[Collected data]
----------------

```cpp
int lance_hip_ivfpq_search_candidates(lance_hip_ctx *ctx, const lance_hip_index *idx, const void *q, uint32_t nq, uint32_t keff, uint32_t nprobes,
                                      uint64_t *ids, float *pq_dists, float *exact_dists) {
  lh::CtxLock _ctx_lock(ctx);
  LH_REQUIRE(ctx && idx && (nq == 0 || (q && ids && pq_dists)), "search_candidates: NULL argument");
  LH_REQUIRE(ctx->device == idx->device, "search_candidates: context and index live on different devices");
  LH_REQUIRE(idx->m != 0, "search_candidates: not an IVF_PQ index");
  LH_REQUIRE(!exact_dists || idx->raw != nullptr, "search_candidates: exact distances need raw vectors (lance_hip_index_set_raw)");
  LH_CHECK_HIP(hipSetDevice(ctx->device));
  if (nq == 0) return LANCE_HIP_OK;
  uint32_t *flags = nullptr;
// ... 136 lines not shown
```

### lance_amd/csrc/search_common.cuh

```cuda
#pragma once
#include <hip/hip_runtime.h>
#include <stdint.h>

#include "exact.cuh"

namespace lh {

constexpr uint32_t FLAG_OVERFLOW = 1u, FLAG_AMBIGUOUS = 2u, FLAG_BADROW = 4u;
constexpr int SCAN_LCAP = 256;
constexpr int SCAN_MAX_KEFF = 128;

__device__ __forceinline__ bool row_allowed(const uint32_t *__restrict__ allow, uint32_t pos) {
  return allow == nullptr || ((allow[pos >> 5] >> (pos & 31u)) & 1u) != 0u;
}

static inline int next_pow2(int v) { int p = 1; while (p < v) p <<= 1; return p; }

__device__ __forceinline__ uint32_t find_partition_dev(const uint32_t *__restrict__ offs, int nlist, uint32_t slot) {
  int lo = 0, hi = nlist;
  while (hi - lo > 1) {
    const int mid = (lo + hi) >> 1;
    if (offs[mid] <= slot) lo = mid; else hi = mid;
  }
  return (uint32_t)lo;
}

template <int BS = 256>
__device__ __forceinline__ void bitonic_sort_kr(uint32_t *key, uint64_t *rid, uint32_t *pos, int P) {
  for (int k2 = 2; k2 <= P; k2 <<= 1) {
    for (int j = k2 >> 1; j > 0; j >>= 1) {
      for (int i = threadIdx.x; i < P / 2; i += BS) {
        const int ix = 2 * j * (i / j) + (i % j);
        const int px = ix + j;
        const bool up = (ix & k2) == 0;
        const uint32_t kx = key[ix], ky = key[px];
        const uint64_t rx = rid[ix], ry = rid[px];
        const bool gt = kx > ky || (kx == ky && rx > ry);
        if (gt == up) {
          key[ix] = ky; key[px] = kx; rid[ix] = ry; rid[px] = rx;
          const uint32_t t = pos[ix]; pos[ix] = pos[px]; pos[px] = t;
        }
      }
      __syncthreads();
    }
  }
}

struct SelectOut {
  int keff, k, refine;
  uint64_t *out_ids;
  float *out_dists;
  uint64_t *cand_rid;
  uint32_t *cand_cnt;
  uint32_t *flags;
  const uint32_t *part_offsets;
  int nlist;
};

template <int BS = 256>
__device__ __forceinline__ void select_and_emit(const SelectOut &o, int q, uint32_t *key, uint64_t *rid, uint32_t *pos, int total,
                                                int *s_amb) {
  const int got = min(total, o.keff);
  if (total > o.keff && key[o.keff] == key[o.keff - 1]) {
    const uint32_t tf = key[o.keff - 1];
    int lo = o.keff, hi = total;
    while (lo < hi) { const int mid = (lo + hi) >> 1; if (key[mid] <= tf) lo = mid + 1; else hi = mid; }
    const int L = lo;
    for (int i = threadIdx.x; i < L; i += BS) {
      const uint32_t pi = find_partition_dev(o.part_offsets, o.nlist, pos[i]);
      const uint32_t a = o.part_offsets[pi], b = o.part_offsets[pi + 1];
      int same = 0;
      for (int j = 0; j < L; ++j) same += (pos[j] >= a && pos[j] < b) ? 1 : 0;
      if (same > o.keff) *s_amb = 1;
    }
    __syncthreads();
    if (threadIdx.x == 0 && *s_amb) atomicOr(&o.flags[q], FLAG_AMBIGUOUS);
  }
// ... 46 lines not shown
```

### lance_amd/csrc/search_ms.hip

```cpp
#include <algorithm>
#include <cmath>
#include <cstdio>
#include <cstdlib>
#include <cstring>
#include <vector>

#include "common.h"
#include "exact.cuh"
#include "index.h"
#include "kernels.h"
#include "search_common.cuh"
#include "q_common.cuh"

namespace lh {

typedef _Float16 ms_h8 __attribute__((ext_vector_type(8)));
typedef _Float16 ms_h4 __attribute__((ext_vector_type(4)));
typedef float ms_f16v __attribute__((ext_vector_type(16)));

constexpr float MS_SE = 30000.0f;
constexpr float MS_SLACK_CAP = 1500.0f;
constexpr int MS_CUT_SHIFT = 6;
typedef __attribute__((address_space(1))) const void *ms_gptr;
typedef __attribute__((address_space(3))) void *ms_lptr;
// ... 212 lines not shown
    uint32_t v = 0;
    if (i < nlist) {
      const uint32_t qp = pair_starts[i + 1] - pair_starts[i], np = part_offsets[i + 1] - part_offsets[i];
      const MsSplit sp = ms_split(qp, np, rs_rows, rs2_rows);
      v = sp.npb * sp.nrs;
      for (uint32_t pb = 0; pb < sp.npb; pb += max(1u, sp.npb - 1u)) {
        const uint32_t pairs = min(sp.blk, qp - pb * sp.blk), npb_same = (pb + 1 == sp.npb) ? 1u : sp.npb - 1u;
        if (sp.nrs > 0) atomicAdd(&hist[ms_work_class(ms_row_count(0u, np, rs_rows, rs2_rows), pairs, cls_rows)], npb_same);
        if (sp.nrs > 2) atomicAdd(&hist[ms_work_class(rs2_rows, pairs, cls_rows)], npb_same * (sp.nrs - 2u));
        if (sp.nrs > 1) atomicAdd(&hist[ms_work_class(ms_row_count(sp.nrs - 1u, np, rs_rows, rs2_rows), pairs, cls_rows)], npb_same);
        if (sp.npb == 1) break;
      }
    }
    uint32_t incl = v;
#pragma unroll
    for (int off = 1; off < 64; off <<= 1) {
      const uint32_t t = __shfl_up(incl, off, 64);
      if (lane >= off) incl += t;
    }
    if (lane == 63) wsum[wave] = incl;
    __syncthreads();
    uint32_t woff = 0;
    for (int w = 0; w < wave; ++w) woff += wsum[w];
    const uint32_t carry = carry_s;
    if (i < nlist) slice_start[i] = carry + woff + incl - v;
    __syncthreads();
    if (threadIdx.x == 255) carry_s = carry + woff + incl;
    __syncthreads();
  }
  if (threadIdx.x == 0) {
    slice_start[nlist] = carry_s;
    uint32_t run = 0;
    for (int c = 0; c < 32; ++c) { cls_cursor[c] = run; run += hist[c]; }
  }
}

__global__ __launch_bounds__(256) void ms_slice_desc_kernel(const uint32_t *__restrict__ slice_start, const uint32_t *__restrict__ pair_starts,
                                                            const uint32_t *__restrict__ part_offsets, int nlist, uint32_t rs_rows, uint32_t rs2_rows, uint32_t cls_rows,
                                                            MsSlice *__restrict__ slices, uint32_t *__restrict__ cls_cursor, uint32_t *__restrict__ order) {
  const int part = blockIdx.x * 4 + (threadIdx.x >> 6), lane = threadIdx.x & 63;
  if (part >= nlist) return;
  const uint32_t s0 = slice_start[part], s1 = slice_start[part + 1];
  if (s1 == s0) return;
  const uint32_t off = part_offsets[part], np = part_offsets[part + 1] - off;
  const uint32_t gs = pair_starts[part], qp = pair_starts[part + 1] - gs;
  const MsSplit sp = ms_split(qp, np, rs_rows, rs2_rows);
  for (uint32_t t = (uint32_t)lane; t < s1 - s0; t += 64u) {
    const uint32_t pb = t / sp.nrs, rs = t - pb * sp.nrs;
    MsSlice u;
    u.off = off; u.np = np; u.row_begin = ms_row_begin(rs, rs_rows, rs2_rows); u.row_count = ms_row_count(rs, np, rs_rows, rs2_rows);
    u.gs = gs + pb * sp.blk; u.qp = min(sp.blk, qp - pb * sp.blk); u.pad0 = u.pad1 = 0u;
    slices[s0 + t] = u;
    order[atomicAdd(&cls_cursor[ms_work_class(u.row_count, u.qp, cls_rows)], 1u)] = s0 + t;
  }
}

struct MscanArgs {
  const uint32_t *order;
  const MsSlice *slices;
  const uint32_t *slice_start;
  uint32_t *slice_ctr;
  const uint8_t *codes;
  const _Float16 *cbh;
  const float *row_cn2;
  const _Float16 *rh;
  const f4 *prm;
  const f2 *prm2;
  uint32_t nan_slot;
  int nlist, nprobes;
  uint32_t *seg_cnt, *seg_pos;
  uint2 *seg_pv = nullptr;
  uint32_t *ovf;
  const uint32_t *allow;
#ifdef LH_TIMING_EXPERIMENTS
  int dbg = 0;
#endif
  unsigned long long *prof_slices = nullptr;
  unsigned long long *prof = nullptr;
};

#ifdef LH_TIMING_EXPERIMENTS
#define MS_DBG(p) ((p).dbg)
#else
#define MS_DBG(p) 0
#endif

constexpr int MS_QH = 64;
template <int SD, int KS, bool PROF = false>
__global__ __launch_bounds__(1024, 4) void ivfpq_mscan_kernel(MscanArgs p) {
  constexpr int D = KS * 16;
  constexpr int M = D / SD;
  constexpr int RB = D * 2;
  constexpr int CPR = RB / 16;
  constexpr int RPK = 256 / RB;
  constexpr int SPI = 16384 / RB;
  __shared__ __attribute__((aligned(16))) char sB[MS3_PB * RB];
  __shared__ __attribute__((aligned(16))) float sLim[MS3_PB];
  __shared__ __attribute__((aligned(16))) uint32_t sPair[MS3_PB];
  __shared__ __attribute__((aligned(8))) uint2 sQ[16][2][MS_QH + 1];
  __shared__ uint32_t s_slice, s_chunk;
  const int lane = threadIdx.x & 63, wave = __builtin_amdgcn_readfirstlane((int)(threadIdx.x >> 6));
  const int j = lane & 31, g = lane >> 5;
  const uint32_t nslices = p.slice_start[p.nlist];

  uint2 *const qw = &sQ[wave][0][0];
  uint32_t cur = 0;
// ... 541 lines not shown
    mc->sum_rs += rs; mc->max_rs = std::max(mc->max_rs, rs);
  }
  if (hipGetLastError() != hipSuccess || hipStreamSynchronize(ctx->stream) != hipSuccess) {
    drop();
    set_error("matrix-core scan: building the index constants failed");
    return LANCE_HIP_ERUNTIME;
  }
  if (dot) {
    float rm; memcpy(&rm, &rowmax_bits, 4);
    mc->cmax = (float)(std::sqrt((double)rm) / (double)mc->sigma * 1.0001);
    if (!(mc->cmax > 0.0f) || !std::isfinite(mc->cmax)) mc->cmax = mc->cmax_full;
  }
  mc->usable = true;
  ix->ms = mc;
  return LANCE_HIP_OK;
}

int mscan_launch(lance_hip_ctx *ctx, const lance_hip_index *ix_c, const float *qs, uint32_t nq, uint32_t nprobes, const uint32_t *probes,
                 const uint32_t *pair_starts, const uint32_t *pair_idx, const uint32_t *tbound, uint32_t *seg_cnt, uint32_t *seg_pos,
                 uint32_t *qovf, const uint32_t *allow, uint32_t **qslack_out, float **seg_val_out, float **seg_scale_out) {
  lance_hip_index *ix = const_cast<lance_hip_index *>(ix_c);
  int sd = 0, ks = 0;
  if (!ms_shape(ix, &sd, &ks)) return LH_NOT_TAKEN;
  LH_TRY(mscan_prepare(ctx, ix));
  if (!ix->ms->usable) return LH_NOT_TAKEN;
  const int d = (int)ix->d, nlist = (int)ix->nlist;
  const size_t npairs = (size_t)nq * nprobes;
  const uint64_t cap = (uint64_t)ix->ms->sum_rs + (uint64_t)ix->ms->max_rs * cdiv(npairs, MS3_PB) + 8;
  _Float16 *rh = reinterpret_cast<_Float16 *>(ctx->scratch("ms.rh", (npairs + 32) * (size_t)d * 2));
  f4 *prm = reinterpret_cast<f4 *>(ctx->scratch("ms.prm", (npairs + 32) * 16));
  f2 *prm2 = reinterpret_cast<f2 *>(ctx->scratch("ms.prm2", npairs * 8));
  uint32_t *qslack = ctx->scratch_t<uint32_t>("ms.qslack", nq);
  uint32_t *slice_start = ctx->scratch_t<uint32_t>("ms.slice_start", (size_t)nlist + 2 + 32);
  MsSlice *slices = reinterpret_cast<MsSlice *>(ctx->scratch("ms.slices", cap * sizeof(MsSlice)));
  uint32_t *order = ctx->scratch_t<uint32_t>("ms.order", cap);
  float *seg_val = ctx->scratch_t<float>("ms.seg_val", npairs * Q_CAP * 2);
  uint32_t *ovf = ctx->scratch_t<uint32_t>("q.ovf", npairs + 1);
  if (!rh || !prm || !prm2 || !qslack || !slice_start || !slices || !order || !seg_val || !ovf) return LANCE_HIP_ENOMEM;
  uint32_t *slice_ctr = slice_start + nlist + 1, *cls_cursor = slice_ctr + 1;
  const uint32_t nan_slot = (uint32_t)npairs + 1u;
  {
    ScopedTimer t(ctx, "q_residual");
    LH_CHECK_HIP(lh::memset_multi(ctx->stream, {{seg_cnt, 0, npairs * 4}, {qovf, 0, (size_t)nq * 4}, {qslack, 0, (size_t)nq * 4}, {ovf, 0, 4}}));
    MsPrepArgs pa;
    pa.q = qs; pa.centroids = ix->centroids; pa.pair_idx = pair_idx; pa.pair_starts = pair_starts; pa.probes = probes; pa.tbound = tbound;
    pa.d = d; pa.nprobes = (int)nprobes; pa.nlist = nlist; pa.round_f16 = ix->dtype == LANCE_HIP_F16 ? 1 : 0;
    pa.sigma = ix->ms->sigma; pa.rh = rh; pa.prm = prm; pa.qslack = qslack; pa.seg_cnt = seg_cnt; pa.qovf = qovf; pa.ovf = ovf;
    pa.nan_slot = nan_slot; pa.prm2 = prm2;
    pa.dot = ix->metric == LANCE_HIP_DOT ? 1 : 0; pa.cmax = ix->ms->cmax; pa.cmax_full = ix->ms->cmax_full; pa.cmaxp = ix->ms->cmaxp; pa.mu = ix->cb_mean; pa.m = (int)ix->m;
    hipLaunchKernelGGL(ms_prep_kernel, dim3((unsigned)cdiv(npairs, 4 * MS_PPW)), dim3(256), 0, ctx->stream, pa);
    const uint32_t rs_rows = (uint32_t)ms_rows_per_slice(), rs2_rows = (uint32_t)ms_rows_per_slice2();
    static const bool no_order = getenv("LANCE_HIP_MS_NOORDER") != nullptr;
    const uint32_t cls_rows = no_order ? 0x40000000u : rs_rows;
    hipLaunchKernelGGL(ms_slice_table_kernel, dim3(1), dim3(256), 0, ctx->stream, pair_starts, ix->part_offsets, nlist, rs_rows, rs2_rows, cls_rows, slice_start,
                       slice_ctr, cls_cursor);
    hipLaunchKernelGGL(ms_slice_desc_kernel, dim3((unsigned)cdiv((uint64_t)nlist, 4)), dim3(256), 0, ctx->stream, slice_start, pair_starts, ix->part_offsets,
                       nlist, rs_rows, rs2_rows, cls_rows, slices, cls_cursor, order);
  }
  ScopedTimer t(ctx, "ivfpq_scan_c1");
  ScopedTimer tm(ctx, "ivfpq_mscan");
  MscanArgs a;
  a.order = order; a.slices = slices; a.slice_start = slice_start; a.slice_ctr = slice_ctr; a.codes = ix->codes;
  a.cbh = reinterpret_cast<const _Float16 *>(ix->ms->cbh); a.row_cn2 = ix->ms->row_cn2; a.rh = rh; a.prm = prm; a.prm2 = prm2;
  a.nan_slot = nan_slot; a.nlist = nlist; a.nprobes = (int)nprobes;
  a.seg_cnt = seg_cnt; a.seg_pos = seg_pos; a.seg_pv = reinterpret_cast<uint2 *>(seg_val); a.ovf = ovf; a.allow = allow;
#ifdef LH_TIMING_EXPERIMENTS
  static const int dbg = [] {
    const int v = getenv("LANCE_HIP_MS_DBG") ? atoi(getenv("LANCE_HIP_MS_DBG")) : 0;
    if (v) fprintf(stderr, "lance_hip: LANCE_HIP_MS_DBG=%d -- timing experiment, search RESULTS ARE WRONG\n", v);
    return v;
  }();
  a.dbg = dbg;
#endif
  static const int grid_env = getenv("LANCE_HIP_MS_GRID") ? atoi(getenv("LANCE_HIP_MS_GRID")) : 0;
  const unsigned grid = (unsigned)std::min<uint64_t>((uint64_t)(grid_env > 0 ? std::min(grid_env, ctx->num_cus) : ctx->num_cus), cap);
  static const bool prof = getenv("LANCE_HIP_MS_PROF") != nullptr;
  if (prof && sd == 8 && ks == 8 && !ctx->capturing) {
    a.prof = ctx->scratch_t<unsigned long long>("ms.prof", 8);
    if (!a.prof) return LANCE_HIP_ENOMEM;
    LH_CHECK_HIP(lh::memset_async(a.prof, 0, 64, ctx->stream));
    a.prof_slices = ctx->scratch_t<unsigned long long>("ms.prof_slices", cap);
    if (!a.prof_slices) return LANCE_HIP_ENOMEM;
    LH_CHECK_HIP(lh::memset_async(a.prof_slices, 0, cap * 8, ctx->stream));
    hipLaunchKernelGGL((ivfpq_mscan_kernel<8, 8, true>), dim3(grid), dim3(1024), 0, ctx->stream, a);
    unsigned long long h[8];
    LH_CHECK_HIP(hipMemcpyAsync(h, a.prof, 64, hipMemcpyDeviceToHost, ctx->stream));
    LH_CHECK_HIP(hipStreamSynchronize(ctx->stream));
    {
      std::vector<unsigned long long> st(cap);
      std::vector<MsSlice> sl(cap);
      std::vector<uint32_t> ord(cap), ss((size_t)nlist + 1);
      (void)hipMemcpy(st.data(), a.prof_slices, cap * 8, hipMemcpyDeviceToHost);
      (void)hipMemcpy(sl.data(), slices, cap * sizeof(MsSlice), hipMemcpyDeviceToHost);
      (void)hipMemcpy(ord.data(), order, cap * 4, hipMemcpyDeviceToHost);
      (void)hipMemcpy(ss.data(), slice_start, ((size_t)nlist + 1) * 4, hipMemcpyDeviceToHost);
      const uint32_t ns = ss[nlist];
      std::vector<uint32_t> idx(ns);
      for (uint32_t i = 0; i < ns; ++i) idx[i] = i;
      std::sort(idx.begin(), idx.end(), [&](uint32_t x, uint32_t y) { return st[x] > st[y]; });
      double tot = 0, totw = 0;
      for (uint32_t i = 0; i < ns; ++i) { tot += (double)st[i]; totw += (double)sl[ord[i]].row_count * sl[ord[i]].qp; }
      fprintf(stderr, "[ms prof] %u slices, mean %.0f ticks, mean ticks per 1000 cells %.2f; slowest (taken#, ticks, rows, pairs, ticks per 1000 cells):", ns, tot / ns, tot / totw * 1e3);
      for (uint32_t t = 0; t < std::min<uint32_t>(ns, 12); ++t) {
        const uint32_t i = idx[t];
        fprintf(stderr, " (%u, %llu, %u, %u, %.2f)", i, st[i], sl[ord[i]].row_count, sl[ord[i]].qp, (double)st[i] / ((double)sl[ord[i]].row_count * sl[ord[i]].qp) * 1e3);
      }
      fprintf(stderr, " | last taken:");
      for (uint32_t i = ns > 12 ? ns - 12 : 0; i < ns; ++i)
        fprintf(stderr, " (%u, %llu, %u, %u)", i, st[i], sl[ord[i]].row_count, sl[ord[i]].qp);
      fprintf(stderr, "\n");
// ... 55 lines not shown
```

----------------

- GOAL OF THE EXERCISE: Extract each line from the entries above that contains the string "allow".

- ANSWER TO THIS EXERCISE:
__device__ __forceinline__ bool row_allowed(const uint32_t *__restrict__ allow, uint32_t pos) {
  return allow == nullptr || ((allow[pos >> 5] >> (pos & 31u)) & 1u) != 0u;
  const uint32_t *allow;
                 uint32_t *qovf, const uint32_t *allow, uint32_t **qslack_out, float **seg_val_out, float **seg_scale_out) {
  a.seg_cnt = seg_cnt; a.seg_pos = seg_pos; a.seg_pv = reinterpret_cast<uint2 *>(seg_val); a.ovf = ovf; a.allow = allow;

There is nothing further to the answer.